Parashat Devarim is the forty-fourth weekly portion in the Torah and the first one in the Book of Deuteronomy (1:1-3:22). It is read either on or right before the Ninth of Av, a fateful day on which the Jews in the wilderness are condemned to wander for forty years (as retold in this portion) and the two Temples in Jerusalem are destroyed, half a millennium apart.

Indeed, though the Book of Deuteronomy has a reputation of redundancy, it is only Parashat Devarim itself which can be characterized as a recapitulation. The rest of the book contains over two hundred new commandments and explains details of others. It also explores many of the philosophical underpinnings of monotheism at length.

As for Parashat Devarim itself, it focuses on two main events: in Chapter 1, the Sin of the Spies (that term is used only here; in the Book of Numbers, they are “scouts”) in the second year; and in Chapters 2-3, the conquest of Transjordan in the fortieth year. For Moses, these events demonstrate that when the people defy the word of God, they fail; when they follow the word of God, they succeed.
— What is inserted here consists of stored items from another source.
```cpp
int gemm_f32(hipStream_t s, int tA, int tB, int M, int N, int K, const float* A, int lda, const float* B, int ldb,
             float* C, int ldc, const float* bias, int flags, int splitk);
int gemm_f32_ex(hipStream_t s, int tA, int tB, int M, int N, int K, const float* A, int lda, const float* B, int ldb,
                float* C, int ldc, const float* bias, int flags, int splitk, float* colsum,
                const int32_t* c_rows = nullptr, const float* relu_mask = nullptr);
int gemm_bf16_ex(hipStream_t s, int tA, int tB, int M, int N, int K, const float* A, int lda, const float* B, int ldb,
                 float* C, int ldc, const float* bias, int flags, int splitk, float* colsum,
                 const int32_t* c_rows = nullptr, const float* relu_mask = nullptr);
struct ShadowEntry { int64_t offset; int rows, cols, pitch_t; int64_t offset_t; };
constexpr int SHADOW_MAX = 64;
struct ShadowTable {
    int n = 0;
    int64_t wbt_elems = 0;
    int tile_start[SHADOW_MAX + 1] = {0};
    ShadowEntry e[SHADOW_MAX];
};
int weight_shadows(hipStream_t s, const ShadowTable& tab, const float* P, uint16_t* Wb, uint16_t* WbT);
int gemm_bf16_wb_ex(hipStream_t s, int M, int N, int K, const float* A, int lda, const uint16_t* Bb, int ldb, float* C,
// ... 160 lines not shown
                     const float* V, int ldv, const int32_t* key_valid, float* O, int ldo, int kb, int kvb, int qpk,
                     const float* Knew = nullptr, const float* Vnew = nullptr, int ldn = 0, float* Kc_out = nullptr,
                     float* Vc_out = nullptr, const int32_t* k_off = nullptr);
int decode_self_block(hipStream_t s, int BR, int Tk, int T, const float* qkv, float* Kc, float* Vc, const int32_t* hist,
                      const float* WoT, const float* bo, const float* xres, const float* gamma, const float* beta,
                      const float* WqT, const float* bq, float* xa, float* qc);
int decode_attention_kv16(hipStream_t s, int BR, int H, int Tk, const float* Q, int ldq, const uint16_t* K, int ldk,
                          const uint16_t* V, int ldv, const int32_t* key_valid, float* O, int ldo, int kb, int kvb, int qpk,
                          const int32_t* k_off = nullptr);
int rows_to_bf16(hipStream_t s, int64_t n, const float* in, uint16_t* out);
int rows_from_bf16(hipStream_t s, int64_t n, const uint16_t* in, float* out);
int attention_bwd(hipStream_t s, int B, int H, int Tq, int Tk, const float* Q, int ldq, const float* K, int ldk,
                  const float* V, int ldv, const int32_t* key_valid, int causal, int q_pos0, const float* O, int ldo,
                  const float* dO, int lddo, float* dQ, int lddq, float* dK, int lddk, float* dV, int lddv,
                  const int32_t* q_off = nullptr, int self_kv = 0, int bf16 = 0, const int32_t* k_off = nullptr);
int copy_score_fwd(hipStream_t s, int B, int T, int S, const float* src, const float* tgt, const float* w,
                   const float* bias, float* score);
int copy_score_fwd_ex(hipStream_t s, int B, int T, int S, const float* src, const float* tgt, const float* w,
                      const float* bias, float* score, int qpk, const int32_t* mem_valid,
                      const int32_t* tar_label = nullptr, int V = 0,
                      const int32_t* t_off = nullptr);
int copy_score_bwd_ex(hipStream_t s, int B, int T, int S, const float* src, const float* tgt, const float* w,
                      const float* dscore, float* dsrc, float* dtgt, float* dw, float* dbias, const int32_t* mem_valid,
                      float* part = nullptr, const int32_t* t_off = nullptr);
int copy_score_bwd_blocks(int B, int S);
constexpr int COPY_PART_STRIDE = 264;
int decode_dist(hipStream_t s, int R, int V, int S, const float* logits, int ldl, const float* score,
                const int32_t* mem_valid, int qpk, const float* gate_logits, float* dist, int32_t* best_id,
                float* best_p, const float* x = nullptr, const float* wp = nullptr, const float* bp = nullptr);
int inv_count(hipStream_t s, const int32_t* n_tok, float* out);
int sample_dist(hipStream_t s, int R, int n_sample, int V, int S, const float* logits, int ldl, const float* score,
                const int32_t* mem_valid, const float* x, const float* wp, const float* bp, int T, int step,
                const int32_t* key, const uint64_t* seed_dev, float temperature, int top_k, float top_p, float* dist,
                int32_t* best_id, float* best_p);
int score_dist(hipStream_t s, int R, int n_cand, int V, int L, int S, const float* logits, int ldl, const float* score,
               const int32_t* mem_valid, const float* x, const float* wp, const float* bp, const int32_t* target,
               const int32_t* label, const int32_t* sou, const int32_t* sub, float* dist, float* p_word, float* p_entry,
               int32_t* entry, float* copy_share, float* p_label, int32_t* top_id, float* logp_word, float* logp_entry,
               float* logp_label);
int row_topk(hipStream_t s, int R, int V, int k, const float* logits, int ldl, int32_t* ids, float* vals);
int copy_score_bwd(hipStream_t s, int B, int T, int S, const float* src, const float* tgt, const float* w,
                   const float* dscore, float* dsrc, float* dtgt, float* dw, float* dbias);
int head_loss(hipStream_t s, int BT, int T, int V, int S, const int32_t* compact_row, float* logits, int ldl,
              float* score, const int32_t* mem_valid, float* gate_logits, const int32_t* tar_label, float* loss_sum,
              int32_t* n_tok, int32_t* argmax_out, int want_grad,
              const int32_t* row_bt = nullptr);
int adam_step(hipStream_t s, int64_t n, float* p, const float* g, float* m, float* v, float lr, float beta1,
              float beta2, float eps, int step, const float* scale_ptr, int scale_is_count = 0);
// ... 72 lines not shown
```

In each case, we discover details omitted in the Book of Numbers. For example, Numbers 13 tells of God’s command to send scouts, but in Deuteronomy we learn that the people request this initially, with Moses’ approval. Similarly, Numbers 20-21 tells us that the Israelites avoid the territories of Edom, Ammon and Moab; in Deuteronomy we learn that this is by divine command, as God gave these lands to Abraham’s other grandson and his grand-nephews respectively. (It even mentions that the same is true for Gaza, 2:23).
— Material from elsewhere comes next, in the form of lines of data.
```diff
@@ -321,8 +355,11 @@
     }
 }
 
+template <bool UNI>
 __global__ __launch_bounds__(256) void k_bqsr_prologue_fast(BqCols m, BqDesc *__restrict__ desc, uint32_t *skipbits, uint32_t *__restrict__ queue,
-                                                            uint32_t *queue_n, uint32_t *err, RecOut ro, uint32_t *__restrict__ plist, uint4 *__restrict__ plain_rec) {
+                                                            uint32_t *queue_n, uint32_t *err, RecOut ro, uint32_t *__restrict__ plist, uint4 *__restrict__ plain_rec,
+                                                            uint32_t plain_cap, uint32_t *__restrict__ plain_wg_base) {
+  using Cols = typename std::conditional<UNI, PfColsU, PfCols>::type;
   __shared__ uint32_t lq[PF_TILES * 256];
   __shared__ uint32_t lcount, gbase, pcount, pbase;
   __shared__ uint32_t seg_n[C3_MAXSEG], seg_at[C3_MAXSEG];
@@ -333,17 +370,18 @@
   seg_n[threadIdx.x] = 0;
   __syncthreads();
   const uint64_t i_first = (uint64_t)blockIdx.x * PF_TILES * 256 + threadIdx.x;
-  PfCols nxt = {};
-  if (i_first < m.n) nxt = pf_load_cols(m, i_first);
+  const PfList pl{lq, &pcount, plain_rec + 4 * (size_t)blockIdx.x * plain_cap, plain_cap};
+  Cols nxt = {};
+  if (i_first < m.n) nxt = pf_load_cols<Cols>(m, i_first);
 #pragma unroll 1
   for (int tile = 0; tile < PF_TILES; tile++) {
     const uint64_t i = i_first + (uint64_t)tile * 256;
-    bool defer = false, to_plain = false;
-    const PfCols cur = nxt;
-    if (tile + 1 < PF_TILES && i + 256 < m.n) nxt = pf_load_cols(m, i + 256);
+    bool defer = false;
+    const Cols cur = nxt;
+    if (tile + 1 < PF_TILES && i + 256 < m.n) nxt = pf_load_cols<Cols>(m, i + 256);
     BqRec rc;
     int rcl = 0;
-    if (i < m.n) pf_record<false>(m, i, cur, L, ref_lds, desc, skipbits, err, ro.recs != nullptr, nullptr, defer, to_plain, rc, rcl, plain_rec, nullptr);
+    if (i < m.n) pf_record<false, UNI>(m, i, cur, L, ref_lds, desc, skipbits, err, ro.recs != nullptr, nullptr, defer, rc, rcl, pl, nullptr);
     if (ro.recs) {
       if (!ro.ncs) {
         const uint32_t seg = (blockIdx.x * 4u + (threadIdx.x >> 6)) % ro.nseg;
@@ -376,19 +414,12 @@
       base = __shfl(base, leader, 64);
       if (defer) lq[base + (uint32_t)__popcll(mask & ((1ull << lane) - 1ull))] = (uint32_t)i;
     }
-    const unsigned long long pmask = __ballot(to_plain);
-    if (pmask) {
-      const int leader = __ffsll((long long)pmask) - 1;
-      uint32_t base = 0;
-      if (lane == leader) base = atomicAdd(&pcount, (uint32_t)__popcll(pmask));
-      base = __shfl(base, leader, 64);
-      if (to_plain) lq[PF_TILES * 256 - 1 - (base + (uint32_t)__popcll(pmask & ((1ull << lane) - 1ull)))] = (uint32_t)i;
-    }
   }
   __syncthreads();
   if (threadIdx.x == 0) {
     gbase = lcount ? atomicAdd(queue_n, lcount) : 0u;
     pbase = pcount ? atomicAdd(queue_n + 1, pcount) : 0u;
+    plain_wg_base[blockIdx.x] = pbase;
   }
   __syncthreads();
   for (uint32_t k = threadIdx.x; k < lcount; k += 256) queue[gbase + k] = lq[k];
@@ -396,7 +427,8 @@
 }
 
 __global__ __launch_bounds__(256) void k_bqsr_prologue_plain(BqCols m, BqDesc *__restrict__ desc, uint32_t *skipbits, const uint32_t *__restrict__ plist,
-                                                             uint32_t *__restrict__ queue, uint32_t *queue_n, uint32_t *err, RecOut ro, const uint4 *__restrict__ plain_rec) {
+                                                             uint32_t *__restrict__ queue, uint32_t *queue_n, uint32_t *err, RecOut ro, const uint4 *__restrict__ plain_rec,
+                                                             uint32_t plain_cap, const uint32_t *__restrict__ plain_wg_base) {
   __shared__ uint32_t s_cig[256][5];
   __shared__ uint32_t wg_n, wg_base, wr_n, wr_base;
   __shared__ PfLds L;
@@ -407,26 +439,34 @@
   const uint64_t stride = (uint64_t)gridDim.x * 256;
   for (uint64_t t0 = (uint64_t)blockIdx.x * 256; t0 < np; t0 += stride) {
     const uint64_t t = t0 + threadIdx.x;
-    bool defer = false, to_plain = false;
+    bool defer = false;
     uint32_t i = 0;
     BqRec rc;
     int rcl = 0;
     if (t < np) {
       i = plist[t];
-      const uint4 *pr = plain_rec + 4 * (size_t)i;
-      const uint4 w0 = pr[0], w1 = pr[1], w2 = pr[2], w3 = pr[3];
-      const uint32_t ops[5] = {w0.x, w0.y, w0.z, w0.w, w1.x};
+      const uint32_t wg = i / (uint32_t)(PF_TILES * 256), k = (uint32_t)t - plain_wg_base[wg];
       PfCols cur;
-      cur.has_sr = 0; cur.mq = 1;
-      cur.f = (uint16_t)w1.y; cur.rg = (uint16_t)(w1.y >> 16);
-      cur.r = (int32_t)w1.z; cur.p = (int32_t)w1.w;
-      cur.ls = w2.x & 0xFFFFu;
-      cur.nrefid = (w2.x >> 19) & 1u ? -1 : 0;
-      cur.c0 = (uint64_t)w2.y; cur.c1 = cur.c0 + ((w2.x >> 16) & 7u);
-      cur.q0 = (uint64_t)w2.z | ((uint64_t)w2.w << 32); cur.q1 = cur.q0 + cur.ls;
-      cur.qb = (uint64_t)w3.x | ((uint64_t)w3.y << 32);
-      cur.pnext = (int32_t)w3.z; cur.tlen = (int32_t)w3.w;
-      pf_record<true>(m, i, cur, L, ref_lds, desc, skipbits, err, ro.recs != nullptr, s_cig[threadIdx.x], defer, to_plain, rc, rcl, nullptr, ops);
+      uint32_t ops[5];
+      if (k < plain_cap) {
+        const uint4 *pr = plain_rec + 4 * ((size_t)wg * plain_cap + k);
+        const uint4 w0 = pr[0], w1 = pr[1], w2 = pr[2], w3 = pr[3];
+        ops[0] = w0.x; ops[1] = w0.y; ops[2] = w0.z; ops[3] = w0.w; ops[4] = w1.x;
+        cur.has_sr = 0; cur.mq = 1;
+        cur.f = (uint16_t)w1.y; cur.rg = (uint16_t)(w1.y >> 16);
+        cur.r = (int32_t)w1.z; cur.p = (int32_t)w1.w;
+        cur.ls = w2.x & 0xFFFFu;
+        cur.nrefid = (w2.x >> 19) & 1u ? -1 : 0;
+        cur.c0 = (uint64_t)w2.y; cur.c1 = cur.c0 + ((w2.x >> 16) & 7u);
+        cur.q0 = (uint64_t)w2.z | ((uint64_t)w2.w << 32); cur.q1 = cur.q0 + cur.ls;
+        cur.qb = (uint64_t)w3.x | ((uint64_t)w3.y << 32);
+        cur.pnext = (int32_t)w3.z; cur.tlen = (int32_t)w3.w;
+      } else {
+        cur = pf_load_cols<PfCols>(m, i);
+#pragma unroll
+        for (int j = 0; j < 5; j++) ops[j] = cur.c0 + (uint64_t)j < cur.c1 ? m.cigar[cur.c0 + j] : 0u;
+      }
+      pf_record<true, false>(m, i, cur, L, ref_lds, desc, skipbits, err, ro.recs != nullptr, s_cig[threadIdx.x], defer, rc, rcl, PfList{}, ops);
     }
     if (threadIdx.x == 0) { wg_n = 0; wr_n = 0; }
     __syncthreads();
@@ -552,12 +592,19 @@
   const uint64_t n = c->n;
   BqCols m{n, c->refid.p, c->pos.p, c->next_refid.p, c->pnext.p, c->tlen.p, c->flag.p, c->rgid.p, c->mapq.p, c->has_sr.p, c->l_seq.p,
            c->cigar_off.p, c->seq_off.p, c->qual_off.p, c->cigar.p, c->seq4.p, c->qual.p, c->ref_len.p, c->rg_cov.p, c->n_ref,
-           c->d_ref_seq.p, c->d_ref_seq_len.p, c->d_sites.p, c->d_n_sites.p, c->d_site_idx.p, c->qbounds.p};
+           c->d_ref_seq.p, c->d_ref_seq_len.p, c->d_sites.p, c->d_n_sites.p, c->d_site_idx.p, c->qbounds.p,
+           c->derived.has_uniform(c->n, c->qual_bytes) ? c->uniform_len : 0u, c->n_rg};
   uint32_t *queue_n = b.block, *queue = b.block + S.queue, *plist = b.block + S.plist;
-  ELP_LAUNCH(c, "bqsr_prologue_fast", k_bqsr_prologue_fast, dim3(S.pf_grid), dim3(256), 0, m, b.desc, b.skipbits, queue, queue_n, c->err_flag.p, ro, plist, b.plain_rec);
+  uint32_t *wg_base = reinterpret_cast<uint32_t *>(b.plain_rec + b.pl.wg_base_at);
+  if (ro.recs && m.uniform_len && m.uniform_len <= (uint32_t)MAX_DESC_READ && c->tune.prologue_uniform)
+    ELP_LAUNCH(c, "bqsr_prologue_fast", k_bqsr_prologue_fast<true>, dim3(S.pf_grid), dim3(256), 0, m, b.desc, b.skipbits, queue, queue_n, c->err_flag.p, ro, plist, b.plain_rec,
+               b.pl.cap, wg_base);
+  else
+    ELP_LAUNCH(c, "bqsr_prologue_fast", k_bqsr_prologue_fast<false>, dim3(S.pf_grid), dim3(256), 0, m, b.desc, b.skipbits, queue, queue_n, c->err_flag.p, ro, plist, b.plain_rec,
+               b.pl.cap, wg_base);
   const unsigned grid = std::min<unsigned>(blocks_for(n, 256), (unsigned)c->n_cu * 16);
   ELP_LAUNCH(c, "bqsr_prologue_plain", k_bqsr_prologue_plain, dim3(grid), dim3(256), 0, m, b.desc, b.skipbits, (const uint32_t *)plist, queue, queue_n, c->err_flag.p, ro,
-             (const uint4 *)b.plain_rec);
+             (const uint4 *)b.plain_rec, b.pl.cap, (const uint32_t *)wg_base);
   ELP_LAUNCH(c, "bqsr_prologue", k_bqsr_prologue, dim3(grid), dim3(256), 0, m, (const uint32_t *)queue, (const uint32_t *)queue_n, b.cs_pool, b.desc, b.skipbits,
              c->err_flag.p, ro);
   return 0;
diff --git a/elprep_amd/csrc/common.hpp b/elprep_amd/csrc/common.hpp
--- a/elprep_amd/csrc/common.hpp
+++ b/elprep_amd/csrc/common.hpp
@@ -221,6 +221,8 @@
     int bgzf_tok_fail_above = 0;
     int bgzf_stored = 0;
     int apply_wgs = 0;
+    int prologue_uniform = 1;
+    int prologue_plain_cap = 0;
     int count3_grid = 0;
     int presort_tile = 0;
     int side_priority = 0;
diff --git a/elprep_amd/csrc/ctx.hip b/elprep_amd/csrc/ctx.hip
--- a/elprep_amd/csrc/ctx.hip
+++ b/elprep_amd/csrc/ctx.hip
@@ -620,6 +620,8 @@
   else if (k == "presort_tile") c->tune.presort_tile = v;
   else if (k == "count3_grid") { if (value < 0) return set_error(c, ELP_ERR_ARG, "elp_set_tuning: count3_grid must not be negative"); c->tune.count3_grid = v; }
   else if (k == "side_priority") c->tune.side_priority = v;
+  else if (k == "prologue_uniform") c->tune.prologue_uniform = v;
+  else if (k == "prologue_plain_cap") { if (value < 0) return set_error(c, ELP_ERR_ARG, "elp_set_tuning: prologue_plain_cap must not be negative"); c->tune.prologue_plain_cap = v; }
   else return set_error(c, ELP_ERR_ARG, "elp_set_tuning: unknown key '%s'", key);
   return 0;
 }
```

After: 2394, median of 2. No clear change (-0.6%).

As the Talmud says, Deuteronomy is special because though Moses writes it at the direction of God (like the previous four books of the Pentateuch), he does so in his own voice. This first-person perspective allows us new insight into the experience of Israel in the desert — not just the events at Sinai four decades earlier, but the events on the East Bank of the Jordan four months earlier as well.

    

The portion from the Prophets is the final episode of the Three of Punishment: the first chapter of Isaiah, in which the prophet laments the impending fall of Jerusalem. While not explicitly connected to the Torah portion, the final line, “Zion shall be redeemed by justice, and those who return to it by righteousness” (1:27) echoes Moses’ words in the Torah portion: “Listen among your brethren and judge righteously… for justice belongs to God” (1:16-17).